Com’è ben risaputo, lo stemma della Sicilia è un’immagine composita, ricca di diversi elementi che si fondono l’uno con l’altro per creare una simbologia univoca. Al centro dell’immagine spicca immediatamente la testa di Medusa, da cui si dipartono dei lunghi capelli fatti di serpenti intrecciati a spighe di grano. Dal centro verso l’esterno, poi, tre gambe si piegano al livello delle ginocchia, restando sempre ben collegate alla testa della Medusa.

Medusa: la terribile Gorgone

Ed è proprio questo elemento, il capo di Medusa per l’appunto, che collega la Trinacria a questa celebre e conosciutissima figura mitologica. Medusa è, infatti, uno dei personaggi più famosi della mitologia greca, da cui viene tratteggiata come un essere terrificante e implacabile. Figlia di Forco, divinità del mare, e Ceto, mostro marino dalla storia tormentata, Medusa è una delle tre Gorgoni, la sorella non immortale di Steno ed Euriale. Le Gorgoni erano da tutti temutissime per le loro terribili capacità. Esse erano in grado, infatti, di tramutare in pietra qualsiasi uomo avesse l’ardire o la sfortuna di guardarle negli occhi.

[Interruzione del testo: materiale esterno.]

@@ -4022,6 +4138,16 @@
                       double* pi, int32_t* z, int64_t* games, const caro_drain_extra& ex, int recycle, hipStream_t st) {
   if (h->drain_pending) return fail(CARO_E_STATE, std::string(who) + " twice without caro_drain_tuples_end");
   if (!h->drain_ev) HIPCHK(hipEventCreateWithFlags(&h->drain_ev, hipEventDisableTiming));
+  if (h->drain_form == 1) {
+    const int T = dv.G * dv.n_stores;
+    const size_t all = dv.dirty ? (size_t)T * (dv.hcap / 2) * variant_kw(h->var) : 0;
+    const int nclean = (int)std::min<size_t>(256, (all + 2047) / 2048);
+    hipLaunchKernelGGL(k_drain_select, dim3(dv.dirty ? 2 : 1), dim3(1024), 0, st, dv, (long long)cap, h->dax, T);
+    DISPATCH(h->var, hipLaunchKernelGGL(k_drain_rows<GEO>, dim3(nclean + dv.G), dim3(256), 0, st, dv, states, players, pi,
+                                        z, games, ex.root_q_dev, ex.full_dev, ex.minibatches_dev, ex.open_dev, recycle,
+                                        h->dax, nclean));
+    return 0;
+  }
   hipLaunchKernelGGL(k_drain_scan, dim3(1), dim3(1024), 0, st, dv, (long long)cap);
   DISPATCH(h->var, hipLaunchKernelGGL(k_drain_copy<GEO>, dim3(dv.G), dim3(256), 0, st, dv, states, players, pi, z, games,
                                       ex.root_q_dev, ex.full_dev, ex.minibatches_dev, ex.open_dev, recycle));
@@ -4029,7 +4155,8 @@
 }
 static int drain_totals(caro_engine* h, hipStream_t st) {
   HIPCHK(hipGetLastError());
-  HIPCHK(hipMemcpyAsync(h->pinned64 + 8, h->v.dr_tot, 2 * sizeof(int64_t), hipMemcpyDeviceToHost, st));
+  if (h->drain_form != 1)
+    HIPCHK(hipMemcpyAsync(h->pinned64 + 8, h->v.dr_tot, 2 * sizeof(int64_t), hipMemcpyDeviceToHost, st));
   HIPCHK(hipEventRecord(h->drain_ev, st));
   h->drain_pending = 1;
   return 0;
@@ -4048,6 +4175,13 @@
   pv.h_full = h->v.ph_full;
   pv.h_mb = h->v.ph_mb;
   pv.open_made = h->v.pk_open;
+  if (h->drain_form == 1) {
+    if (h->drain_pending) return fail(CARO_E_STATE, "caro_drain_parked_begin twice without caro_drain_tuples_end");
+    if (h->v.stag_pool)
+      DISPATCH(h->var, hipLaunchKernelGGL(k_stag_assign<GEO>, dim3(1), dim3(1024), 0, st, h->v));
+    if (int rc = drain_rows(h, "caro_drain_parked_begin", pv, cap, states, players, pi, z, games, ex, 0, st)) return rc;
+    return drain_totals(h, st);
+  }
   if (int rc = drain_rows(h, "caro_drain_parked_begin", pv, cap, states, players, pi, z, games, ex, 0, st)) return rc;
   if (h->v.stag_pool)
     DISPATCH(h->var, hipLaunchKernelGGL(k_stag_assign<GEO>, dim3(1), dim3(1024), 0, st, h->v));
@@ -4164,6 +4298,18 @@
 int caro_engine_kernel_form(const caro_engine* h) {
   if (!h) return fail(CARO_E_INVAL, "null engine");
   return tree_lean(h) ? 0 : 1;
+}
+
+int caro_engine_set_drain_form(caro_engine* h, int form) {
+  if (!h) return fail(CARO_E_INVAL, "null engine");
+  if (form != 0 && form != 1) return fail(CARO_E_INVAL, "drain form must be 0 (scan, copy, clean, copy of the totals) or 1 (select, rows)");
+  if (int rc = guard(h, "caro_engine_set_drain_form", R_DRAIN)) return rc;
+  h->drain_form = form;
+  return 0;
+}
+int caro_engine_drain_form(const caro_engine* h) {
+  if (!h) return fail(CARO_E_INVAL, "null engine");
+  return h->drain_form;
 }
 
 int caro_debug_stamps(caro_engine* h, int on) {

Abitanti delle Esperidi, avevano zanne da cinghiale, mani di bronzo e serpenti al posto dei capelli. Non soltanto il loro sguardo era letale, bensì anche il loro sangue possedeva delle doti magiche strabilianti. Se esso sgorgava dalla vena sinistra, aveva la capacità di uccidere chiunque in un momento, mentre il sangue della vena destra poteva riportare in vita i morti. Inviata in Etiopia da Poseidone, per devastare quel Paese governato dal re Cefeo, Medusa fu alla fine uccisa da Perseo.

La Sicilia e i tre promontori

Alla simbologia della Medusa si mescolano, nel tempo, anche rimandi più vicini alla Sicilia, come le spighe di grano tra i capelli della Gorgone. Le spighe sono un chiaro riferimento all’abbondanza e alla fertilità di questa terra, considerata dagli antichi Romani come il granaio dell’Impero. Le tre gambe rappresentano, invece, i tre promontori più estremi dell’Isola: Capo Lillibeo, vicino a Marsala, Capo Passero, a sud oltre Siracusa, e Capo Peloro a Messina.

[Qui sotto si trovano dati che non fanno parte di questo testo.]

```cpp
template <uint32_t FM, uint32_t SM>
struct BatchRow {
  using Fn = void (*)(const DevState*, BatchArgs);
  static constexpr Fn fn[kNumGeo] = {k_batch<FM, SM, 1, 64, false>,  k_batch<FM, SM, 1, 128, false>,
                                     k_batch<FM, SM, 1, 192, false>, k_batch<FM, SM, 1, 448, false>,
                                     k_batch<FM, SM, 1, 960, false>, k_batch<FM, SM, 4, 512, false>,
                                     k_batch<FM, SM, 8, 512, false>};
  static constexpr Fn xfn[kNumGeo] = {k_batch<FM, SM, 1, 64, true>,  k_batch<FM, SM, 1, 128, true>,
                                      k_batch<FM, SM, 1, 192, true>, k_batch<FM, SM, 1, 448, true>,
                                      k_batch<FM, SM, 1, 960, true>, k_batch<FM, SM, 4, 512, true>,
                                      k_batch<FM, SM, 8, 512, true>};
};
using BatchFn = void (*)(const DevState*, BatchArgs);
template <uint32_t FM, uint32_t SM, bool E>
struct HelperFn {
  static constexpr BatchFn fn = nullptr, traced = nullptr;
};
template <uint32_t FM, uint32_t SM>
struct HelperFn<FM, SM, true> {
  static constexpr BatchFn fn = k_batch<FM, SM, 1, 64, false, true>;
  static constexpr BatchFn traced = k_batch<FM, SM, 1, 64, false, true, true>;
};
static const BatchFn kBatchHelper[] = {
    nullptr,
    HelperFn<kFitFM, kFitSM, true>::fn,
    nullptr,
    nullptr,
};
static const BatchFn kBatchHelperTraced[] = {
    nullptr,
    HelperFn<kFitFM, kFitSM, true>::traced,
    nullptr,
    nullptr,
};
static const BatchFn* const kBatch[] = {
    BatchRow<kRuntime, kRuntime>::fn,
    BatchRow<kFitFM, kFitSM>::fn,
    BatchRow<kDefaultFM, kDefaultSM>::fn,
    BatchRow<kDefaultFM, kAutoscalerSM>::fn,
};
static_assert(sizeof(kBatch) / sizeof(kBatch[0]) == kNumSpecs, "one k_batch row per profile instantiation");
static const BatchFn* const kBatchX[] = {
    BatchRow<kRuntime, kRuntime>::xfn,
    BatchRow<kFitFM, kFitSM>::xfn,
    BatchRow<kDefaultFM, kDefaultSM>::xfn,
    BatchRow<kDefaultFM, kAutoscalerSM>::xfn,
};

int batch_geometry(int N, int max_groups, int* per, int* groups, int first) {
  for (int gi = first < 0 ? 0 : first; gi < kNumGeo; ++gi) {
    const int p = kGeo[gi].B * kGeo[gi].K - 1;
    const int g = (N + p - 1) / p;
    if (g <= max_groups) {
      *per = p;
// ... 11 lines not shown
    return true;
  }
  if (kernel == 2 && geo >= 0 && geo < kNumTGeo) {
    *threads = kTGeo[geo].B;
    *rows = kTGeo[geo].K;
    return true;
  }
  return false;
}

int batch_row(int spec) { return spec < 0 || spec >= kNumSpecs ? 0 : spec; }

bool batch_helper_used(int spec, int geo, bool sharded, bool helper) {
  return helper && !sharded && geo == 0 && kBatchHelper[batch_row(spec)] != nullptr;
}

int launch_batch(const DevState* st, const BatchArgs& a, int groups, int geo, int spec, bool coop, bool helper,
                 void* stream) {
  spec = batch_row(spec);
  if (geo < 0 || geo >= kNumGeo) return -1;
  const int x = a.R > 0 ? 1 : 0;
  const bool hb = batch_helper_used(spec, geo, x != 0, helper);
  const bool traced = hb && a.trace != nullptr;
  const BatchFn fn = hb ? (traced ? kBatchHelperTraced : kBatchHelper)[spec] : (x ? kBatchX : kBatch)[spec][geo];
  const int threads = kGeo[geo].B + 64 + (hb ? 2 * kGeo[geo].B : 0);
  static bool attr_set[4][kNumSpecs][kNumGeo] = {};
  const int ai = hb ? (traced ? 3 : 2) : x;
  if (!attr_set[ai][spec][geo]) {
    if (hipFuncSetAttribute(reinterpret_cast<const void*>(fn), hipFuncAttributeMaxDynamicSharedMemorySize,
                            kBatchLdsPad) != hipSuccess)
      return -1;
    attr_set[ai][spec][geo] = true;
  }
  BatchArgs arg = a;
  const DevState* sp = st;
  void* args[] = {(void*)&sp, (void*)&arg};
  if (!coop && grid_fits(reinterpret_cast<const void*>(fn), threads, (size_t)kBatchLdsPad, groups)) {
    hipLaunchKernelGGL(fn, dim3(groups), dim3(threads), (unsigned)kBatchLdsPad, (hipStream_t)stream, sp, arg);
    if (hipGetLastError() != hipSuccess) return -1;
  } else {
    arg.hold = -1;
    if (hipLaunchCooperativeKernel(reinterpret_cast<const void*>(fn), dim3(groups), dim3(threads), args,
                                   (unsigned)kBatchLdsPad, (hipStream_t)stream) != hipSuccess)
      return -1;
  }
  hipLaunchKernelGGL(k_batch_fixup, dim3((a.count + 3) / 4), dim3(256), 0, (hipStream_t)stream, st, a, groups);
  return hipGetLastError() == hipSuccess ? 0 : -1;
}

template <uint32_t FM, uint32_t SM>
// ... 679 lines not shown
```

kubernetes-1_amd/kgpu/abi.py:

```python
import ctypes as C

import numpy as np

ABI_VERSION = 3
OK, E_INVAL, E_NOMEM, E_DEVICE, E_CAPACITY, E_STATE, E_UNSUPPORTED = 0, -1, -2, -3, -4, -5, -6
ERRNAMES = {0: "OK", -1: "KGPU_E_INVAL", -2: "KGPU_E_NOMEM", -3: "KGPU_E_DEVICE", -4: "KGPU_E_CAPACITY",
            -5: "KGPU_E_STATE", -6: "KGPU_E_UNSUPPORTED"}

OPT_KERNEL_TIMING, OPT_PERSISTENT, OPT_PERSIST_GROUPS, OPT_PHASE_TRACE, OPT_TOPO_FUSED = 1, 2, 3, 4, 5
OPT_TOPO_PERSISTENT = 6
OPT_ABORT_AT = 7
OPT_XGMI = 8
OPT_SKIP_RELEASE_AT = 9
OPT_COOPERATIVE = 10
OPT_BATCH_GEO = 11
OPT_ARENA_BYTES = 12
OPT_TOPO_RESIDENT = 13
OPT_BATCH_HELPER = 14
OPT_TOPO_AHEAD = 15
OPT_TBATCH_GEO = 16
OPT_HOLD_GROUP = 17
OPT_TBATCH_WLAB = 18
OPT_RUN_ALL_FILTERS = 20
OPT_TBATCH_POLL_SLEEP = 21
OPT_ZEROCOPY_POOLS = 23
OPT_CUT_PERSISTENT = 24
OPT_CUT_TOPO_PERSISTENT = 25
OPT_NORM_PERSISTENT = 26
CODE_SUCCESS, CODE_ERROR, CODE_UNSCHEDULABLE, CODE_UNRESOLVABLE = 0, 1, 2, 3
STATUS_NOT_EVALUATED = 0xFF

F_NODE_UNSCHEDULABLE, F_FIT, F_NODE_NAME, F_NODE_PORTS, F_NODE_AFFINITY, F_TAINT, F_PTS, F_IPA = range(8)
NUM_FILTERS = 8
FILTER_IDS = {"NodeUnschedulable": 0, "NodeResourcesFit": 1, "NodeName": 2, "NodePorts": 3, "NodeAffinity": 4,
              "TaintToleration": 5, "PodTopologySpread": 6, "InterPodAffinity": 7}
FILTER_NAMES = {v: k for k, v in FILTER_IDS.items()}
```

Proprio per questa ragione, probabilmente, il termine Trinacria deriverebbe dalla parola greca composta “Trikeles”, vale a dire “i tre promontori”.  Persino nell’Odissea la Sicilia farebbe la sua comparsa con le parole di Omero che le darebbe l’appellativo di “Trinax”, letteralmente “terra dalle tre punte”.

Trinacria e la danza delle ninfe

Una seconda e antica leggenda, ancora, ricondurrebbe la nascita della Sicilia alla danza di tre ninfe. Il mito narra che queste tre splendide creature erano solite danzare su e giù per il mondo, prendendo da ogni luogo che attraversavano terra, sassi e frutti maturi. Un giorno, tuttavia, si ritrovarono in una zona in cui il cielo era particolarmente azzurro e limpido. Qui la danza si fece più armoniosa e allegra, finché le tre ninfe cominciarono a gettare in mare tutto ciò che avevano raccolto per il mondo.

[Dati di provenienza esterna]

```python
class PosEnc1D(nn.Module):
    def __init__(self, c, max_len=8192):
        super().__init__()
        pe = torch.zeros(max_len, c)
        pos = torch.arange(0, max_len).unsqueeze(1)
# ... 311 lines not shown
                    z_pred = self.predict.run(zt_prev, None, folded_batch=B, kv_all=kv_all, kv_slice=(s, ka))
                else:
                    z_pred = self.predict.run(zt_prev, torch.zeros(1, C, 0, device=zt.device), folded_batch=B)
            rN = ops.layernorm_c(zt_c, ln.weight.detach(), ln.bias.detach(), eps=ln.eps, do_tanh=True, post_scale=scale,
                                 folded_batch=B, sub=z_pred)
            rD = self._pd(rN)
            if books is None:
                qD = torch.zeros_like(rD)
            elif rate is not None:
                _, idx = ops.rvq_ema_forward(rD, books, books_use, return_indices="int32")
                idx_all.append(idx.reshape(idx.shape[0], B, n))
                qD = ops.rvq_rate(rD, idx, books, rate, packet_tok, books_use, folded_batch=B, nb_valid_out=nb_valid,
                                  nb_sent_out=nb_sent, col=s)[0]
            elif want_indices:
                qD, idx = ops.rvq_ema_forward(rD, books, books_use, return_indices=True)
                idx_all.append(idx.reshape(idx.shape[0], B, n))
            else:
                qD = ops.rvq_ema_forward(rD, books, books_use)
            z_hat = self._pu(qD, residual=z_pred)
            ops.unfold_into_(z_run, s, z_hat, B)
            if want_tokens:
                ops.unfold_into_(r_tokens, s, rD, B)
        if z_last_out is not None:
            ops.copy_strided_(z_last_out, 0, (C, 1), z_run, Tlat - 1, (C * Tlat, Tlat), B, C, 1)
        if want_indices:
            idx = torch.cat(idx_all, dim=2).long() if idx_all else torch.zeros(0, B, Tlat, dtype=torch.int64)
            return (z_run, r_tokens, idx) if rate is None else (z_run, r_tokens, idx, nb_valid, nb_sent)
        return z_run, r_tokens

    AR_FUSED_MAX_BATCH = int(_dac.HOST_ENV_SEEN.get("MVQ_AR_FUSED_MAX_BATCH", "0"))

    AR_STAGED_MAX_BATCH = min(8, int(_dac.HOST_ENV_SEEN.get("MVQ_AR_STAGED_MAX_BATCH", "8")))

    def _ar_shapes_covered(self, zt, books):
        p = self.predict
        return (zt.is_cuda and zt.shape[0] > 0 and ops.get_arith() == "f32"
                and zt.shape[1] == 1024 and p.h == 8 and p.ffn[1].out_features == 2048 and CODE_DIM == 96 and p.ln_q.eps == p.ffn[0].eps
                and (books is None or (books.shape[1] <= 512 and books.shape[2] == CODE_DIM)))

    def _ar_one_call_mode(self, zt, books):
        if self._ar_fused_wanted(zt, books):
            return "fused"
        if zt.shape[0] <= self.AR_STAGED_MAX_BATCH and self._ar_shapes_covered(zt, books):
            return "staged"
        return None

    def _ar_fused_wanted(self, zt, books):
        p = self.predict
        return (zt.is_cuda and 0 < zt.shape[0] <= self.AR_FUSED_MAX_BATCH and ops.get_arith() == "f32"
                and not torch.cuda.is_current_stream_capturing()
                and zt.shape[1] == 1024 and p.h == 8 and p.ffn[1].out_features == 2048 and CODE_DIM == 96 and p.ln_q.eps == p.ffn[0].eps
                and (books is None or (books.shape[1] <= 512 and books.shape[2] == CODE_DIM)))

    def _ar_latents_fused(self, zt, z_run, r_tokens, kv_all, t_audio, books, books_use, tactile_only, want_indices, staged=False,
                          z_prev=None, z_last_out=None, rate=None):
        B, _, Tlat = zt.shape
        p, L, ln = self.predict, self.predict._lin, self.tokennorm.ln
        nb = 0 if books is None else (books.shape[0] if books_use is None else max(0, min(int(books_use), books.shape[0])))
        idx = torch.empty(nb, B, Tlat, device=zt.device, dtype=torch.int32) if want_indices else None
        det = lambda t: None if t is None else t.detach()
        ops.ar_latents_fused(
            zt.contiguous(), z_run, k_all=None if kv_all is None else kv_all[0], v_all=None if kv_all is None else kv_all[1],
            t_audio=t_audio if kv_all is not None else 0, pe=p.pos.pe, ln_q=(det(p.ln_q.weight), det(p.ln_q.bias)),
            wq=L["q"].wp(), wo=L["o"].wp(), ln_f=(det(p.ffn[0].weight), det(p.ffn[0].bias)), w1=L["f1"].wp(), b1=det(p.ffn[1].bias),
            w3=L["f3"].wp(), b3=det(p.ffn[3].bias), ln_eps=p.ln_q.eps, tok=(det(ln.weight), det(ln.bias)), tok_eps=ln.eps,
            scale=self._scale_value(), wd=self._pd.wp(), bd=det(self.proj_down.bias), wu=self._pu.wp(), bu=det(self.proj_up.bias),
            books=books, books_use=books_use, heads=p.h, c_ff=p.ffn[1].out_features, code_dim=CODE_DIM, r_tokens=r_tokens, idx_out=idx,
            tactile_only=tactile_only, chunk=AR_CHUNK_TOK, staged=staged, z_prev=z_prev, z_last_out=z_last_out, rate=rate)
        if rate is not None:
            return z_run, r_tokens, idx.long(), rate[5], rate[6]
        if want_indices:
            return z_run, r_tokens, idx.long()
        return z_run, r_tokens

    TWO_STREAM_MAX_BATCH = int(_dac.HOST_ENV_SEEN.get("MVQ_TWO_STREAM_MAX_BATCH", "64"))

    def _encode_branches(self, a_1T, t_1T):
        if a_1T.shape[0] > self.TWO_STREAM_MAX_BATCH or not a_1T.is_cuda or ops.get_arith() != "f32":
            za = self.A_ENC(a_1T)
            qa, *_ = self.A_QUANT(za)
            return qa, self.T_ENC(t_1T)
        cur = torch.cuda.current_stream()
        side = getattr(self, "_side_stream", None)
        if side is None or side.device != a_1T.device:
            side = torch.cuda.Stream(device=a_1T.device)
            self._side_stream = side
        side.wait_stream(cur)
        with torch.cuda.stream(side):
            za = self.A_ENC(a_1T)
            qa, *_ = self.A_QUANT(za)
        zt = self.T_ENC(t_1T)
        cur.wait_stream(side)
        for x in (za, qa):
            x.record_stream(cur)
        return qa, zt

    @torch.no_grad()
    def encode_latents_with_indices(self, a_1T, t_1T, books_use=None, rate=None, packet_tok=None, audio_books=None, audio_rate=None):
        audio = audio_books is not None or audio_rate is not None
        if audio:
            from . import packets
# ... 623 lines not shown
```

In quel momento il mare gorgogliò e dalle onde cominciò a emergere una terra luminosa e fertile, ricca e profumata. Inoltre, nei punti in cui le ninfe avevano dato vita a quella danza e gettato i loro doni, sorsero tre monti e la terra unita da questi ebbe, e ha tuttora, la forma di un triangolo. Ancora una volta, pertanto, la Trinacria sarebbe riconducibile ai tre promontori siculi, legati al vocabolo latino “triqueta” (“i tre vertici”).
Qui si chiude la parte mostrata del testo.